In 1921, when the monument was erected in Woonsocket on a center medium slab of Cumberland Hill Road, above the dark, thundering waters of the Blackstone River, a river of which powered the many textile mills scattered throughout the city, before the closings of those mills and long before the industrious city fell to hard times, the city thrummed with activity and commerce. It flourished with a healthy population of Catholic, French-Canadian immigrants who were drawn there, mainly, to work in the mills that lined both sides of the snaking River. For both the elite and working class people, social life centered around Woonsocket's churches; they were God-fearing, law-abiding citizens, proud of their heritage and adopted homeland.
When the cross-topped monument was rededicated in May of 1953 to three brothers from Woonsocket who lost their lives in the battles of World War II, a new plaque was placed upon the grey stone base, honoring the veterans of both wars. After the floods of 1954, Cumberland Hill Road was reconfigured, setting it back further from the river, and the unaltered monument would find itself situate still upon the medium, but in what became the northern end of the parking lot of Woonsocket's Fire Station No. 2.
Before the crumbling monument amassed national attention and two days prior to the monument's dedication by a decorated French Marshall, President Harding, in an elaborate ceremony in Washington, D.C. on November 11, 1921 (America's first Armistice Day) paid tribute to the Unknown Soldier with a poignant speech, and a symbolic, pale tomb at Arlington National Cemetery. The tomb: a white marble sarcophagus resting on the grave in which remains of unknown soldiers are buried. At the front elevation of the tomb, as the same was augmented in 1931, encased by the relief of an open laurel wreath are the words "The Unknown Soldier." Inscribed on the Tomb of the Unknowns are wreaths representing major battles of the First World War, and the words:
HERE RESTS IN
HONORED GLORY
AN AMERICAN
SOLDIER
KNOWN BUT TO GOD
Harding's speech was no less than a beautifully crafted, emotional work of art.
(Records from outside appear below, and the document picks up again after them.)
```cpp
__device__ inline void wino_item_index(long long j, int N, int& k, int& no) {
  const int NB = N >> 6;
  const int w = (int)(j & 511);
  const int e = w & 1, ntl = (w >> 1) & 1, l = (w >> 2) & 63, h = w >> 8;
  const long long rest = j >> 9;
  const int nb = (int)(rest % NB), c = (int)(rest / NB);
  k = c * 8 + 2 * (l >> 4) + e;
  no = nb * 64 + (2 * h + ntl) * 16 + (l & 15);
}
// ... 55 lines not shown
    for (int b = 0; b < 2; ++b) g[a][b] = w[(((long long)k * 4 + 2 * (1 - a) + ph) * 4 + 2 * (1 - b) + pw) * Cin + no];
  float t[4][2];
#pragma unroll
  for (int b = 0; b < 2; ++b) {
    t[0][b] = g[0][b];
    t[1][b] = 0.5f * (g[0][b] + g[1][b]);
    t[2][b] = 0.5f * (g[0][b] - g[1][b]);
    t[3][b] = g[1][b];
  }
  float* o = img + phase * wino_image_elems(Cout, Cin) + (jj >> 9) * (16 * 512) + (jj & 511);
#pragma unroll
  for (int fi = 0; fi < 4; ++fi) {
    o[(fi * 4 + 0) * 512] = t[fi][0];
    o[(fi * 4 + 1) * 512] = 0.5f * (t[fi][0] + t[fi][1]);
    o[(fi * 4 + 2) * 512] = 0.5f * (t[fi][0] - t[fi][1]);
    o[(fi * 4 + 3) * 512] = t[fi][1];
  }
}

__device__ inline void wino_subpixel_dgrad_weight_item(const float* __restrict__ w, float* __restrict__ img, int Cout, int Cin, long long j) {
  int k, no;
  wino_item_index(j, Cin, k, no);
  const int ph = k / Cout, co = k - ph * Cout, a = ph >> 1, b = ph & 1;
  float g[3][3];
#pragma unroll
  for (int r = 0; r < 3; ++r)
#pragma unroll
    for (int sft = 0; sft < 3; ++sft) {
      const int dh = 2 - r, dw = 2 - sft;
      const int h0 = a == 0 ? (dh == 0 ? 0 : dh == 1 ? 2 : 4) : (dh == 0 ? 0 : dh == 1 ? 1 : 3);
      const int hn = a == 0 ? (dh == 2 ? 1 : 2) : (dh == 0 ? 1 : 2);
      const int w0 = b == 0 ? (dw == 0 ? 0 : dw == 1 ? 2 : 4) : (dw == 0 ? 0 : dw == 1 ? 1 : 3);
      const int wn = b == 0 ? (dw == 2 ? 1 : 2) : (dw == 0 ? 1 : 2);
      float sum = 0.f;
      for (int kh = h0; kh < h0 + hn; ++kh)
        for (int kw = w0; kw < w0 + wn; ++kw) sum += w[(((long long)co * 5 + kh) * 5 + kw) * Cin + no];
      g[r][sft] = sum;
    }
  wino_store_item(img, j, g);
}

__device__ inline void wino_subpixel_weight_item(const float* __restrict__ w, float* __restrict__ img, int Cout, int Cin, long long j) {
  const long long per = (long long)Cin * Cout;
  const int ph = (int)(j / per), a = ph >> 1, b = ph & 1;
  int k, no;
  wino_item_index(j - ph * per, Cout, k, no);
  float g[3][3];
#pragma unroll
  for (int dh = 0; dh < 3; ++dh)
#pragma unroll
    for (int dw = 0; dw < 3; ++dw) {
      const int h0 = a == 0 ? (dh == 0 ? 0 : dh == 1 ? 2 : 4) : (dh == 0 ? 0 : dh == 1 ? 1 : 3);
      const int hn = a == 0 ? (dh == 2 ? 1 : 2) : (dh == 0 ? 1 : 2);
      const int w0 = b == 0 ? (dw == 0 ? 0 : dw == 1 ? 2 : 4) : (dw == 0 ? 0 : dw == 1 ? 1 : 3);
      const int wn = b == 0 ? (dw == 2 ? 1 : 2) : (dw == 0 ? 1 : 2);
      float s = 0.f;
      for (int kh = h0; kh < h0 + hn; ++kh)
        for (int kw = w0; kw < w0 + wn; ++kw) s += w[(((long long)no * 5 + kh) * 5 + kw) * Cin + k];
      g[dh][dw] = s;
    }
  wino_store_item(img + ph * wino_image_elems(Cin, Cout), j - ph * per, g);
}

struct WinoParams {
  const float* x;
  const float* u;
  const float* bias;
  const float* add;
  float* y;
  long long y_sb, y_sh, y_sw;
  long long u_phase, y_prow, y_pcol;
  int phases;
  unsigned x_bytes;
  int B, H, W, K, N;
  int xc, cpp;
  int s2, Ho, Wo;
  int mode;
  int edge;
  int th, tw;
  int bth, btw;
  int NB;
  int act;
  float slope;
};

bool munit_wino_ok(int B, int H, int W, int K, int N);
int munit_wino_launch(const WinoParams& p, hipStream_t st);

struct WinoWgradParams {
  const float* x;
  const float* dy;
  float* slab;
  float* db_part;
  unsigned x_bytes, dy_bytes;
  long long dy_sb, dy_sh, dy_sw, dy_off;
  long long dy_prow, dy_pcol;
  int B, H, W, Cin, Cout;
  int reflect;
  int ring_mask;
  int xo;
  int th, tw, tiles;
  int cps;
  int CB, NB, ksplit;
  int phases;
  int s2, Ho, Wo;
};
bool munit_wino_wgrad_ok(int B, int H, int W, int Cin, int Cout);
int munit_wino_wgrad_splits(long long tiles, int Cin, int Cout, int phases);
size_t munit_wino_wgrad_workspace(long long tiles, int Cin, int Cout, int phases);
int munit_wino_wgrad_launch(WinoWgradParams p, float* dw, long long dw_phase, float* db, float beta, float beta_b, void* ws,
                            hipStream_t st);
```

Baseline: 78.95 images/s.

## Add split-K to stride-2 Winograd forward conv and lower its block threshold

Adds a split-K path to the stride-2 4x4 Winograd forward kernel: when few output blocks exist, the contraction over input channel chunks is split across blockIdx.z. Each split writes partial sums to a workspace slab, and an existing split-K epilogue kernel then reduces them and applies bias and activation. The minimum block threshold for taking the Winograd path drops from 192 to 36, so smaller downsampling convs now use it too. The trade is more parallelism on small layers against extra slab memory traffic and one more kernel launch.

```diff
diff --git a/munit_amd/csrc/conv_igemm.hip b/munit_amd/csrc/conv_igemm.hip
--- a/munit_amd/csrc/conv_igemm.hip
+++ b/munit_amd/csrc/conv_igemm.hip
@@ -1058,19 +1058,45 @@
          d->KH == 3 && d->KW == 3 && d->stride == 1 && d->pad == 1 && d->upsample == 0 && d->act != MUNIT_ACT_TANH;
 }
 bool wino_fwd_ok(const munit_conv_desc* d) { return wino_geometry_ok(d) && munit_wino_ok(d->B, d->H, d->W, d->Cin, d->Cout); }
+constexpr long long WINO_S2_FWD_FULL_BLOCKS = 192;
+constexpr long long WINO_S2_FWD_MIN_BLOCKS = 36;
+constexpr int WINO_S2_FWD_MIN_CHUNKS = 8;
 long long wino_s2_min_blocks() {
-  static const long long v = getenv("MUNIT_WINO_S2_MIN_BLOCKS") ? atoll(getenv("MUNIT_WINO_S2_MIN_BLOCKS")) : 192;
+  static const long long v = getenv("MUNIT_WINO_S2_MIN_BLOCKS") ? atoll(getenv("MUNIT_WINO_S2_MIN_BLOCKS")) : WINO_S2_FWD_MIN_BLOCKS;
+  return v;
+}
+int wino_s2_min_chunks() {
+  static const int v = getenv("MUNIT_WINO_S2_MIN_CHUNKS") ? std::max(1, atoi(getenv("MUNIT_WINO_S2_MIN_CHUNKS"))) : WINO_S2_FWD_MIN_CHUNKS;
   return v;
 }
 long long wino_s2_dgrad_min_blocks() {
   static const long long v = getenv("MUNIT_WINO_S2_MIN_BLOCKS") ? atoll(getenv("MUNIT_WINO_S2_MIN_BLOCKS")) : 100;
   return v;
+}
+long long wino_s2_fwd_blocks(const munit_conv_desc* d) {
+  return (long long)cdiv((long long)d->B * cdiv(d->H / 2, 3) * cdiv(d->W / 2, 3), 64) * (d->Cout / 64);
+}
+struct WinoS2Split { int ks, cps; };
+WinoS2Split wino_s2_fwd_split(const munit_conv_desc* d) {
+  const long long blocks = wino_s2_fwd_blocks(d);
+  const int nc = d->Cin / 2;
+  WinoS2Split s{1, nc};
+  if (blocks >= WINO_S2_FWD_FULL_BLOCKS || MUNIT_ENV_FLAG("MUNIT_DEBUG_NO_SPLITK")) return s;
+  const int ks = (int)std::min<long long>(256 / blocks, nc / wino_s2_min_chunks());
+  if (ks <= 1) return s;
+  s.cps = cdiv(nc, ks);
+  s.ks = cdiv(nc, s.cps);
+  return s;
+}
+size_t wino_s2_fwd_slab_bytes(const munit_conv_desc* d) {
+  const WinoS2Split s = wino_s2_fwd_split(d);
+  return s.ks > 1 ? align_up((size_t)s.ks * d->B * (d->H / 2) * (d->W / 2) * d->Cout * sizeof(float), 256) : 0;
 }
 bool wino_s2_fwd_ok(const munit_conv_desc* d) {
   return d->compute == MUNIT_COMPUTE_F32 && d->in_dtype == MUNIT_DTYPE_F32 && d->out_dtype == MUNIT_DTYPE_F32 && d->KH == 4 &&
          d->KW == 4 && d->stride == 2 && d->pad == 1 && d->upsample == 0 && d->act != MUNIT_ACT_TANH && d->H >= 4 && d->W >= 4 &&
          munit_wino_ok(d->B, d->H, d->W, d->Cin, d->Cout) && !MUNIT_ENV_FLAG("MUNIT_DEBUG_NO_WINOGRAD_S2") &&
-         (long long)cdiv((long long)d->B * cdiv(d->H / 2, 3) * cdiv(d->W / 2, 3), 64) * (d->Cout / 64) >= wino_s2_min_blocks();
+         wino_s2_fwd_blocks(d) >= wino_s2_min_blocks();
 }
 bool wino_s2_dgrad_ok(const munit_conv_desc* d) {
   if (!(d->compute == MUNIT_COMPUTE_F32 && d->in_dtype == MUNIT_DTYPE_F32 && d->out_dtype == MUNIT_DTYPE_F32 && d->KH == 4 &&
@@ -1108,7 +1134,8 @@
   if (munit_conv2d_out_hw(d, &Ho, &Wo)) return 0;
   const size_t img = prep_bytes(fwd_prep_item(d, nullptr, nullptr));
   if (munit_small_fwd_supported(d) && !MUNIT_ENV_FLAG("MUNIT_DEBUG_NO_SMALL_FWD")) return munit_small_fwd_workspace(d);
-  if (munit_small_fwd_supported(d) || d->in_dtype == MUNIT_DTYPE_BF16 || wino_fwd_ok(d) || wino_s2_fwd_ok(d)) return img;
+  if (wino_s2_fwd_ok(d)) return img + wino_s2_fwd_slab_bytes(d);
+  if (munit_small_fwd_supported(d) || d->in_dtype == MUNIT_DTYPE_BF16 || wino_fwd_ok(d)) return img;
   if (cin4_fwd_ok(d)) {
     const Cin4Plan c = plan_cin4((long long)d->B * d->H * d->W, d->Cout, d->KH * d->KW);
     return c.x4_bytes + c.w4_bytes;
@@ -1168,7 +1195,21 @@
     q.mode = d->pad_mode == MUNIT_PAD_REFLECT ? 0 : 1;
     q.th = cdiv(Ho, 3); q.tw = cdiv(Wo, 3); q.bth = cdiv(q.th, 8); q.btw = cdiv(q.tw, 8); q.NB = d->Cout / 64;
     q.act = d->act; q.slope = d->slope;
-    return munit_wino_launch(q, st);
+    const WinoS2Split sp = wino_s2_fwd_split(d);
+    if (sp.ks <= 1) return munit_wino_launch(q, st);
+    float* slab = reinterpret_cast<float*>(reinterpret_cast<char*>(ws) + img_bytes);
+    q.y = slab; q.bias = nullptr; q.act = MUNIT_ACT_NONE;
+    q.ksplit = sp.ks; q.cps = sp.cps; q.y_split = (long long)d->B * Ho * Wo * d->Cout;
+    rc = munit_wino_launch(q, st);
+    if (rc) return rc;
+    IgemmParams e{};
+    e.slab = slab; e.ksplit = sp.ks; e.M = d->B * Ho * Wo; e.Cout = d->Cout; e.Ho = Ho; e.Wo = Wo; e.ps = 1;
+    e.bias = bias; e.y = y; e.act = d->act; e.slope = d->slope;
+    e.y_sw = d->Cout; e.y_sh = (long long)Wo * d->Cout; e.y_sb = (long long)Ho * Wo * d->Cout;
+    const long long total = (long long)e.M * e.Cout;
+    hipLaunchKernelGGL(splitk_epilogue_kernel, dim3((unsigned)std::min<long long>((total + 255) / 256, 4096)), dim3(256), 0, st, e, 1);
+    MUNIT_CHECK_LAUNCH("splitk_epilogue");
+    return MUNIT_OK;
   }
   if (it.kind == MUNIT_PREP_WINOGRAD) {
     WinoParams q{};
diff --git a/munit_amd/csrc/conv_wino.hip b/munit_amd/csrc/conv_wino.hip
--- a/munit_amd/csrc/conv_wino.hip
+++ b/munit_amd/csrc/conv_wino.hip
@@ -45,6 +45,13 @@
   const int btx = m_blk % p.btw; m_blk /= p.btw;
   const int bty = m_blk % p.bth;
   const int b = m_blk / p.bth;
+  int c0 = 0, c1 = p.K / WK;
+  int ph0 = 0;
+  if constexpr (KIND == 1) {
+    c0 = __builtin_amdgcn_readfirstlane(blockIdx.z * p.cps);
+    c1 = __builtin_amdgcn_readfirstlane(min(c0 + p.cps, c1));
+    ph0 = (c0 >= p.cpp) + (c0 >= 2 * p.cpp) + (c0 >= 3 * p.cpp);
+  }
 
 #ifdef WINO_SWAP_ROLES
   const bool loader = wave >= 4;
@@ -132,11 +139,11 @@
       for (int j = 0; j < 4; ++j) off[i * 4 + j] = ((ro[i] | co[j]) & 0x80000000u) ? 0x80000000u : ro[i] + co[j];
   };
   if constexpr (PHK) {
-    if (loader) { term_table(); load_off(0); }
+    if (loader) { term_table(); load_off(ph0); }
   } else {
     make_off(0);
   }
-  int off_phase = 0;
+  int off_phase = ph0;
   const __amdgpu_buffer_rsrc_t xres = __builtin_amdgcn_make_buffer_rsrc(const_cast<float*>(p.x), 0, p.x_bytes, 0x00020000);
   f32x2 d[16];
   auto load_raw = [&](int c) {
@@ -236,24 +243,23 @@
             acc[fq][mt][nt] = __builtin_amdgcn_mfma_f32_16x16x4f32(a[fq][mt][t], u.v[fq][nt >> 1][(nt & 1) * 2 + t], acc[fq][mt][nt], 0, 0, 0);
   };
 
-  const int nc = p.K / WK;
 #ifdef WINO_STAMP
   long long st_acc[4] = {0, 0, 0, 0};
   long long st_last = __builtin_amdgcn_s_memtime();
 #endif
   if (loader) {
     UFrag u0, u1;
-    load_raw(0);
-    load_u(0, u0);
+    load_raw(c0);
+    load_u(c0, u0);
     transform_store(0);
-    if (nc > 1) load_raw(1);
+    if (c0 + 1 < c1) load_raw(c0 + 1);
     __syncthreads();
     WSTAMP(3);
     auto body = [&](int c, int cur, const UFrag& u, UFrag& un) {
-      if (c + 1 < nc) {
+      if (c + 1 < c1) {
         load_u(c + 1, un);
         transform_store(cur ^ 1);
-        if (c + 2 < nc) load_raw(c + 2);
+        if (c + 2 < c1) load_raw(c + 2);
       }
       WSTAMP(0);
       compute(cur, u);
@@ -261,24 +267,24 @@
       __syncthreads();
       WSTAMP(2);
     };
-    for (int c = 0; c < nc; c += 2) {
+    for (int c = c0; c < c1; c += 2) {
       body(c, 0, u0, u1);
-      if (c + 1 < nc) body(c + 1, 1, u1, u0);
+      if (c + 1 < c1) body(c + 1, 1, u1, u0);
     }
   } else {
     UFrag u0, u1;
-    load_u(0, u0);
+    load_u(c0, u0);
     __syncthreads();
     WSTAMP(3);
-    for (int c = 0; c < nc; c += 2) {
-      if (c + 1 < nc) load_u(c + 1, u1);
+    for (int c = c0; c < c1; c += 2) {
+      if (c + 1 < c1) load_u(c + 1, u1);
       WSTAMP(0);
       compute(0, u0);
       WSTAMP(1);
       __syncthreads();
       WSTAMP(2);
-      if (c + 1 < nc) {
-        if (c + 2 < nc) load_u(c + 2, u0);
+      if (c + 1 < c1) {
+        if (c + 2 < c1) load_u(c + 2, u0);
         WSTAMP(0);
         compute(1, u1);
         WSTAMP(1);
@@ -375,7 +381,7 @@
         const int t = m_blk0 * 64 + t2;
         if (t < p.B * th_e * tw_e) {
           const int tx = t % tw_e, ty = (t / tw_e) % th_e, tb = t / (tw_e * th_e);
-          float* yp = p.y + tb * p.y_sb + (long long)(3 * ty) * p.y_sh + (long long)(3 * tx) * p.y_sw + n;
+          float* yp = p.y + (long long)blockIdx.z * p.y_split + tb * p.y_sb + (long long)(3 * ty) * p.y_sh + (long long)(3 * tx) * p.y_sw + n;
 #pragma unroll
           for (int i = 0; i < 3; ++i) {
             const float v[3] = {(s[i * 4 + 0] + s[i * 4 + 1]) + s[i * 4 + 2], s[i * 4 + 1] - s[i * 4 + 2],
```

In it, he stated, among other things, "In the death gloom of gas, the bursting of shells and rain of bullets, men face more intimately the great God over all, their souls are aflame, and consciousness expands and hearts are searched. With the din of battle, the glow of conflict, and the supreme trial of courage, come involuntarily the hurried appraisal of life and the contemplation of death’s great mystery. On the threshold of eternity, many a soldier, I can well believe, wondered how his ebbing blood would color the stream of human life, flowing on after his sacrifice…”
Two days later, a Sunday evening, in Woonsocket, at the same monument in the center of the road—to be named that day as Place Jolicoeur (meaning "Place of Happy Hearts")—and after an extravagant parade where thousands of people stood in unbroken line across its route, mills brilliantly illuminated and whistles blowing, the French Marshall Ferdinand Foch and his party descended upon Place Jolicoeur. The band struck up France's national anthem, La Marseillaise, the crowd joined in singing, and Marshal Foch dedicated the rose and chrysanthemum embellished monument, a post at the time, as the spot that would mark a fitting tribute to the fallen soldier.
Foch, the Supreme Allied Commander of all Allied forces in the Great War, the First World War, the war that would end empires, had been beckoned to Woonsocket by its leaders. Foch was the man who led the Allied armies to victory in France's battlefields. He was to tour the nation in the fall of 1921, and his presence in Woonsocket would effectively make the monument an historic relic, regarded as a hard-set portal to Europe's allies.